Atia Samim is a clinical researcher involved in this study as part of her PhD. She conducted the study together with dr. Bart de Keizer, principal investigator and nuclear medicine physician at Máxima and UMC Utrecht, and dr. Lieve Tytgat, pediatric oncologist and research group leader at the Máxima Center. Samim explains why this study is important: 'Nine out of ten children diagnosed with neuroblastoma are younger than five years old. Because the current scan requires the children to lie still for 1.5 hours, they go under anesthesia for this. This is uncomfortable for many of these young children. In addition, the iodine-123-labeled mIBG currently used is potentially harmful to the thyroid gland. Therefore, children must take medication to prevent damage.'

As the first in Europe, and partly thanks to KiKa's support, Samim was able to investigate whether the alternative mFBG scan is also applicable for children.

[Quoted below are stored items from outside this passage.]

extern "C" int fc2_fasta_get_upper(const fc2_fasta *f, int chrom, int64_t start, int64_t end, uint8_t *out, int64_t cap,
                                   int64_t *len) {
    std::string s;
    int rc = get_upper_impl(f, chrom, start, end, s);
    if (rc) return rc;
    if (len) *len = (int64_t)s.size();
    if (out && cap > 0) memcpy(out, s.data(), (size_t)std::min<int64_t>(cap, (int64_t)s.size()));
    return FC2_OK;
}

static bool compute_layout(fc2_fasta *f, uint64_t *n_units) {
    constexpr uint64_t kMaxBases = 1ull << 40;
    uint64_t g = 0;
    for (auto &c : f->chroms) {
        c.gstart = g;
        const uint64_t sz = (uint64_t)std::max<int64_t>(c.size, 0);
        if (sz > kMaxBases || g + sz > kMaxBases) return false;
        g += (sz + 63) & ~63ull;
    }
    *n_units = std::max<uint64_t>(1, g / 64);
    return true;
}

extern "C" int fc2_fasta_layout(const fc2_fasta *cf, uint64_t *n_units, uint64_t *n_coarse_words, uint64_t *chrom_start) {
    if (!cf) return fail(FC2_E_PARAM, "fc2_fasta_layout: null");
    fc2_fasta *f = const_cast<fc2_fasta *>(cf);
    uint64_t nu;
    if (!compute_layout(f, &nu))
        return fail(FC2_E_RANGE, "fc2_fasta_layout: chromosome sizes add up to more than 2^40 bases (a damaged index?)");
    if (n_units) *n_units = nu;
    if (n_coarse_words) *n_coarse_words = (((nu + 15) >> 4) + 31) >> 5;
    if (chrom_start)
        for (size_t i = 0; i < f->chroms.size(); ++i) chrom_start[i] = f->chroms[i].gstart;
    return FC2_OK;
}

static bool chrom_rows_in_file(const fc2_fasta *f, const fc2_chrom_rec &c) {
    if (c.size <= 0) return true;
    if (c.ldata <= 0) return false;
    if ((int64_t)c.skipchar.size() != c.skip) return false;
    const int64_t n = (int64_t)f->n;
    if (c.ofs < 0 || c.ofs > n || c.ldata > n || c.size > n) return false;
    for (char ch : c.skipchar)
        if (!py_isspace((uint8_t)ch)) return false;
    const int64_t nfull = c.size / c.ldata, rem = c.size % c.ldata;
    int64_t stride, last;
    if (__builtin_add_overflow(c.ldata, c.skip, &stride) ||
        __builtin_mul_overflow(rem ? nfull : nfull - 1, stride, &last) ||
        __builtin_add_overflow(last, c.ofs + (rem ? rem : c.ldata), &last))
        return false;
    return last <= n;
}

extern "C" int fc2_fasta_pack(const fc2_fasta *cf, uint64_t *units, uint64_t *nplane, uint32_t *ncoarse,
                              uint64_t *n_exotic, int n_threads) {
    if (!cf || !units || !nplane || !ncoarse) return fail(FC2_E_PARAM, "fc2_fasta_pack: null argument");
    fc2_fasta *f = const_cast<fc2_fasta *>(cf);
    uint64_t nu;
    if (!compute_layout(f, &nu))
        return fail(FC2_E_RANGE, "fc2_fasta_pack: chromosome sizes add up to more than 2^40 bases (a damaged index?)");
    const int T = n_workers(n_threads);
    static const bool timing = getenv("FC2_CALLER_TIMING") != nullptr;
    const auto t0 = std::chrono::steady_clock::now();
    auto ms = [&] { return std::chrono::duration<double, std::milli>(std::chrono::steady_clock::now() - t0).count(); };
    std::vector<uint8_t> regular(f->chroms.size());
    for (size_t c = 0; c < f->chroms.size(); ++c) regular[c] = chrom_rows_in_file(f, f->chroms[c]) ? 1 : 0;
    std::unique_ptr<std::atomic<uint8_t>[]> broken(new std::atomic<uint8_t>[std::max<size_t>(1, f->chroms.size())]);
    for (size_t c = 0; c < f->chroms.size(); ++c) broken[c].store(0, std::memory_order_relaxed);
    const double t_regular = ms();
    struct Item { int c; uint64_t u0, u1; };
    std::vector<Item> items;
    for (int c = 0; c < (int)f->chroms.size(); ++c) {
        const fc2_chrom_rec &r = f->chroms[c];
        const uint64_t cu = ((uint64_t)std::max<int64_t>(r.size, 0) + 63) / 64;
        for (uint64_t u = 0; u < cu; u += 16384) items.push_back({c, u, std::min(cu, u + 16384)});
    }
    uint64_t covered = 0;
    for (const fc2_chrom_rec &r : f->chroms) covered += ((uint64_t)std::max<int64_t>(r.size, 0) + 63) / 64;
    for (uint64_t u = covered; u < nu; ++u) { units[2 * u] = 0; units[2 * u + 1] = 0; nplane[u] = ~0ull; }
    std::vector<std::vector<uint64_t>> exo(items.size());
    std::atomic<size_t> next{0};
    std::vector<std::thread> pool;
    for (int t = 0; t < std::max(1, std::min<int>(T, (int)items.size())); ++t)
        pool.emplace_back([&] {
            for (size_t k; (k = next.fetch_add(1)) < items.size();) {
                const Item it = items[k];
                const fc2_chrom_rec &r = f->chroms[it.c];
                const uint64_t gu0 = r.gstart / 64;
                if (regular[(size_t)it.c] != 1) {
                    for (uint64_t u = it.u0; u < it.u1; ++u) {
                        units[2 * (gu0 + u)] = 0;
                        units[2 * (gu0 + u) + 1] = 0;
                        nplane[gu0 + u] = ~0ull;
                    }
                    continue;
                }
                const int64_t ld = r.ldata;
                int64_t p = (int64_t)it.u0 * 64;
                const int64_t pend = std::min<int64_t>((int64_t)it.u1 * 64, r.size);
                int64_t col = p % ld;
                const uint8_t *src = f->data + r.ofs + (p / ld) * (ld + r.skip) + col;
                const uint8_t *const fend = f->data + f->n;
                uint64_t u = gu0 + it.u0, lo = 0, hi = 0, nn = 0;
                int b = 0;
                bool bad = false;
                while (p < pend) {
                    const int seg = (int)std::min<int64_t>(std::min<int64_t>(ld - col, pend - p), 64 - b);
                    const BaseMasks m = (kHaveAvx2 && fend - src >= 64) ? base_masks_avx2(src) : base_masks_scalar(src, seg);
                    const uint64_t keep = seg == 64 ? ~0ull : (1ull << seg) - 1;
                    bad |= (m.nl & keep) != 0;
                    const uint64_t acgt = m.a | m.c | m.g | m.t;
                    lo |= ((m.c | m.t) & keep) << b;
                    hi |= ((m.g | m.t) & keep) << b;
                    nn |= (~acgt & keep) << b;
                    for (uint64_t ex = ~(acgt | m.n) & keep; ex; ex &= ex - 1)
                        exo[k].push_back(r.gstart + (uint64_t)p + (uint64_t)__builtin_ctzll(ex));
                    b += seg;
                    p += seg;
                    src += seg;
                    col += seg;
                    if (col == ld) {
                        const int64_t te = src - f->data;
                        const bool sep = te + r.skip <= (int64_t)f->n &&
                                         memcmp(src, r.skipchar.data(), (size_t)r.skip) == 0;
                        bad |= !(sep || (p == r.size && te == (int64_t)f->n));
                        col = 0;
                        src += r.skip;
                    }
                    if (b == 64 || p == pend) {
                        if (b < 64) nn |= ~0ull << b;
                        units[2 * u] = lo;
                        units[2 * u + 1] = hi;
                        nplane[u] = nn;
                        ++u;
                        lo = hi = nn = 0;
                        b = 0;
                    }
                }
                if (bad) broken[it.c].store(1, std::memory_order_relaxed);
            }
        });
    for (auto &th : pool) th.join();
    for (size_t k = 0; k < items.size(); ++k) {
        const Item it = items[k];
        if (!broken[it.c].load(std::memory_order_relaxed)) continue;
        regular[(size_t)it.c] = 0;
        const uint64_t gu0 = f->chroms[it.c].gstart / 64;
        for (uint64_t u = it.u0; u < it.u1; ++u) {
            units[2 * (gu0 + u)] = 0;
            units[2 * (gu0 + u) + 1] = 0;
            nplane[gu0 + u] = ~0ull;
        }
        exo[k].clear();
    }
    for (size_t c = 0; c < f->chroms.size(); ++c) f->chroms[c].regular = regular[c];
    const double t_planes = ms();
    f->exotic.clear();
    for (auto &v : exo) f->exotic.insert(f->exotic.end(), v.begin(), v.end());
    const uint64_t n_blocks = (nu + 15) >> 4, n_words = (n_blocks + 31) >> 5;
    parallel_for(n_words, T, [&](uint64_t b, uint64_t e) {
        for (uint64_t w = b; w < e; ++w) {
            uint32_t bits = 0;
            for (int k = 0; k < 32; ++k) {
                const uint64_t blk = w * 32 + k;
                if (blk >= n_blocks) break;
                uint64_t acc = 0;
                for (int j = 0; j < 16; ++j) {
                    const uint64_t u = blk * 16 + j;
                    if (u < nu) acc |= nplane[u];
                }
                if (acc) bits |= 1u << k;
            }
            ncoarse[w] = bits;
        }
    });
    if (n_exotic) *n_exotic = f->exotic.size();
    if (timing)
        fprintf(stderr, "fasta pack: layout check %.1f ms, planes + row check %.1f ms, coarse N map %.1f ms (%d threads)\n", t_regular,
                t_planes - t_regular, ms() - t_planes, T);
    f->packed = true;
    return FC2_OK;
}

extern "C" int fc2_fasta_prepack(fc2_fasta *f, int n_threads) {
    if (!f) return fail(FC2_E_PARAM, "fc2_fasta_prepack: null");
    uint64_t nu = 0, ncw = 0;
    if (int rc = fc2_fasta_layout(f, &nu, &ncw, nullptr)) return rc;
    std::unique_ptr<fc2_fasta::Prepacked> pp(new fc2_fasta::Prepacked);
    pp->units = fc2::MappedWords(2 * nu);
    pp->nplane = fc2::MappedWords(nu);
    if (!pp->units.ok() || !pp->nplane.ok())
        return fail(FC2_E_OS, "fc2_fasta_prepack: cannot map host memory for the 2-bit genome");
    pp->ncoarse.assign((size_t)std::max<uint64_t>(ncw, 1), 0);
    uint64_t n_exotic = 0;
    if (int rc = fc2_fasta_pack(f, pp->units.data(), pp->nplane.data(), pp->ncoarse.data(), &n_exotic, n_threads)) return rc;
    pp->n_units = nu;
    f->prepacked = std::move(pp);
    return FC2_OK;
}

bool fc2::take_prepacked(const fc2_fasta *cf, uint64_t n_units, MappedWords &units, MappedWords &nplane,
                         std::vector<uint32_t> &ncoarse) {
    fc2_fasta *f = const_cast<fc2_fasta *>(cf);
    if (!f || !f->prepacked || f->prepacked->n_units != n_units) return false;
    units = std::move(f->prepacked->units);
    nplane = std::move(f->prepacked->nplane);
    ncoarse.swap(f->prepacked->ncoarse);
    f->prepacked.reset();
    return true;
}

static bool touches_exotic(const fc2_fasta *f, uint64_t g0, uint64_t g1) {
    if (f->exotic.empty() || g1 <= g0) return false;
    auto it = std::lower_bound(f->exotic.begin(), f->exotic.end(), g0);
    return it != f->exotic.end() && *it < g1;
}

extern "C" int fc2_pack_pairs(const fc2_params *p, const fc2_fasta *f, uint64_t n, const uint8_t *reads,
                              const uint64_t *read_off, fc2_pair *pairs, uint64_t *read_words, uint32_t rw,
                              uint64_t *read_nwords, uint32_t nw, uint64_t stride, uint64_t *n_bytepath,
                              int n_threads) {
    int rc = validate_params(p);
    if (rc) return rc;
    if (n && (!reads || !read_off || !pairs || !read_words || !read_nwords)) return fail(FC2_E_PARAM, "fc2_pack_pairs: null argument");
    if (stride < n) return fail(FC2_E_PARAM, "fc2_pack_pairs: stride < n");
    if (f && !f->packed) return fail(FC2_E_PARAM, "fc2_pack_pairs: genome must be packed first (fc2_fasta_pack)");
    const int e = eff_anchor(p);
    const int T = n_workers(n_threads);
    std::atomic<uint64_t> nbp{0};
    std::atomic<int64_t> bad_chrom{-1}, bad_rows{-1}, bad_dist{-1}, bad_len{-1};
    const int nch = f ? (int)f->chroms.size() : 0;
    const int maxdist = p->maxdist;
    parallel_for(n, T, [&](uint64_t b, uint64_t en) {
        uint64_t local_bp = 0;
        constexpr int kW = (kMaxFastL + 63) / 64;
        for (uint64_t i = b; i < en; ++i) {
            fc2_pair &pr = pairs[i];
            uint8_t flags = (uint8_t)(pr.flags & (FC2_PAIR_BACKSPLICE | FC2_PAIR_PRIMARY_REV | FC2_PAIR_SKIP));
            uint8_t npos = 0;
            uint64_t row[2 * kW + 1] = {0}, nrow[kW] = {0};
            const int L = pr.read_len;
            const int l = L - 2 * e;
            bool bytepath = false;
            do {
                if (flags & FC2_PAIR_SKIP) break;
                if (L > FC2_MAX_READ_LEN) { int64_t x = -1; bad_len.compare_exchange_strong(x, (int64_t)i); break; }
                if (f && (int)pr.chrom >= nch) { int64_t x = -1; bad_chrom.compare_exchange_strong(x, (int64_t)i); break; }
                if (l < 0) break;
                if (maxdist > 255 && l > 255) { int64_t x = -1; bad_dist.compare_exchange_strong(x, (int64_t)i); }
                if (e <= 0) { bytepath = true; break; }
                if (l > kMaxFastL) { bytepath = true; break; }
                if ((uint64_t)2 * l > (uint64_t)rw * 64 || (uint64_t)l > (uint64_t)nw * 64) {
                    int64_t x = -1; bad_rows.compare_exchange_strong(x, (int64_t)i); break;
                }
                const uint8_t *I = reads + read_off[i] + e;
                uint64_t lo_w[kW] = {0}, hi_w[kW] = {0}, n_w[kW] = {0};
                uint32_t any = 0;
                int j = 0;
                for (; j + 8 <= l; j += 8) {
                    uint64_t x;
                    memcpy(&x, I + j, 8);
                    const uint64_t u = x & 0xDFDFDFDFDFDFDFDFull;
                    if (!acgt8(u)) break;
                    const uint64_t v = ((x >> 2) ^ (x >> 1)) & 0x0303030303030303ull;
                    const uint64_t lo8 = ((v & 0x0101010101010101ull) * 0x0102040810204080ull) >> 56;
                    const uint64_t hi8 = (((v >> 1) & 0x0101010101010101ull) * 0x0102040810204080ull) >> 56;
                    lo_w[j >> 6] |= lo8 << (j & 63);
                    hi_w[j >> 6] |= hi8 << (j & 63);
                }
                for (; j < l; ++j) {
                    const uint32_t pc = pack_code(I[j]);
                    const uint64_t bit = 1ull << (j & 63);
                    if (pc & 4u) n_w[j >> 6] |= bit;
                    else {
                        if (pc & 1u) lo_w[j >> 6] |= bit;
                        if (pc & 2u) hi_w[j >> 6] |= bit;
                    }
                    any |= pc;
                }
                if (any & 8u) { bytepath = true; break; }
                const int nlw = (l + 63) / 64;
                for (int k = 0; k < nlw; ++k) row[k] = lo_w[k];
                const int sh = l & 63, wo = l >> 6;
                for (int k = 0; k < nlw; ++k) {
                    row[wo + k] |= sh ? (hi_w[k] << sh) : hi_w[k];
                    if (sh) row[wo + k + 1] |= hi_w[k] >> (64 - sh);
                }
                if (any & 4u) {
                    int n_count = 0, n_first = 0;
                    for (int k = 0; k < nlw; ++k) {
                        nrow[k] = n_w[k];
                        if (n_w[k]) {
                            if (n_count == 0) n_first = k * 64 + __builtin_ctzll(n_w[k]);
                            n_count += __builtin_popcountll(n_w[k]);
                        }
                    }
                    flags |= FC2_PAIR_READ_N;
                    if (n_count == 1 && n_first < 256) {
                        flags |= FC2_PAIR_READ_N1;
                        npos = (uint8_t)n_first;
                    }
                }
                if (f) {
                    const fc2_chrom_rec &c = f->chroms[pr.chrom];
                    const int64_t W = l + 2;
                    const int64_t wsA = (int64_t)pr.a_pos + e, wsB = (int64_t)pr.b_aend - e - W;
                    if (c.regular != 1) bytepath = true;
                    else if (wsA > c.size || wsA + W < 0 || wsB > c.size || wsB + W < 0) bytepath = true;
                    else {
                        auto clampg = [&](int64_t s) { return (uint64_t)std::min<int64_t>(std::max<int64_t>(s, 0), c.size) + c.gstart; };
                        if (touches_exotic(f, clampg(wsA), clampg(wsA + W)) || touches_exotic(f, clampg(wsB), clampg(wsB + W)))
                            bytepath = true;
                    }
                }
            } while (false);
            if (bytepath) {
                flags = (uint8_t)((flags & ~(FC2_PAIR_READ_N | FC2_PAIR_READ_N1)) | FC2_PAIR_BYTEPATH);
                npos = 0;
                for (auto &w : row) w = 0;
                for (auto &w : nrow) w = 0;
                ++local_bp;
            }
            pr.flags = flags;
            pr.npos = npos;
            for (uint32_t j = 0; j < rw; ++j) read_words[(uint64_t)j * stride + i] = j < 2 * kW + 1 ? row[j] : 0;
            for (uint32_t j = 0; j < nw; ++j) read_nwords[(uint64_t)j * stride + i] = j < kW ? nrow[j] : 0;
        }
        nbp += local_bp;
    });
    if (bad_chrom.load() >= 0)
        return fail(FC2_E_KEY, "pair " + std::to_string(bad_chrom.load()) +
                                   ": chromosome not in the genome index (reference KeyError, find_circ.py:193)");
    if (bad_len.load() >= 0)
        return fail(FC2_E_RANGE, "pair " + std::to_string(bad_len.load()) + ": read_part longer than " +
                                     std::to_string(FC2_MAX_READ_LEN) + " bases (fc2_result.best_x is 16-bit)");
    if (bad_rows.load() >= 0) return fail(FC2_E_PARAM, "pair " + std::to_string(bad_rows.load()) + ": read rows too narrow");
    if (bad_dist.load() >= 0) return fail(FC2_E_RANGE, "maxdist > 255 with reads whose l > 255 is not supported");
    if (n_bytepath) *n_bytepath = nbp.load();
    return FC2_OK;
}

Chemistry with radioactivity

To make the mFBG scan applicable to the children who participated in the study, Samim is working with dr. Alex Poot. He is a radiochemist and works for both the Máxima Center and UMC Utrecht. 'By replacing the iodine atom, the I in mIBG, with a fluorine-18 atom, you get mFBG. We did this using various chemical processes. mFBG emits a different kind of radiation. We can make this so-called positron radiation visible with a PET scanner. This makes sharper images than the SPECT scanner we use with mIBG.'

All children who participated in the study received both scans. Thanks to the higher scan resolution of the mFBG PET scan, the tumors were seen sharper on image. With the mFBG PET scan, the researchers also found more frequent metastases that were not visible on the mIBG scan.

Where to go from here?

Principal investigator De Keizer: 'The goal of this first study was to determine whether the use of fluorine-18 mFBG is safe and practical for children. The results of this first study are promising, but a follow-up international study in a larger group of children is needed to put this into practice. For this we have once again received funding from KiKa. The follow-up study from a European partnership is now ongoing.'

This research is part of the Theranostics Research Group, a collaboration between the Máxima Center and UMC Utrecht.

Would you like to read the scientific publication? Please look here: Samim A, et al. [18F]mFBG PET-CT for detection and localisation of neuroblastoma: a prospective pilot study. Eur J Nucl Med Mol Imaging. 2023 Mar;50(4):1146-1157.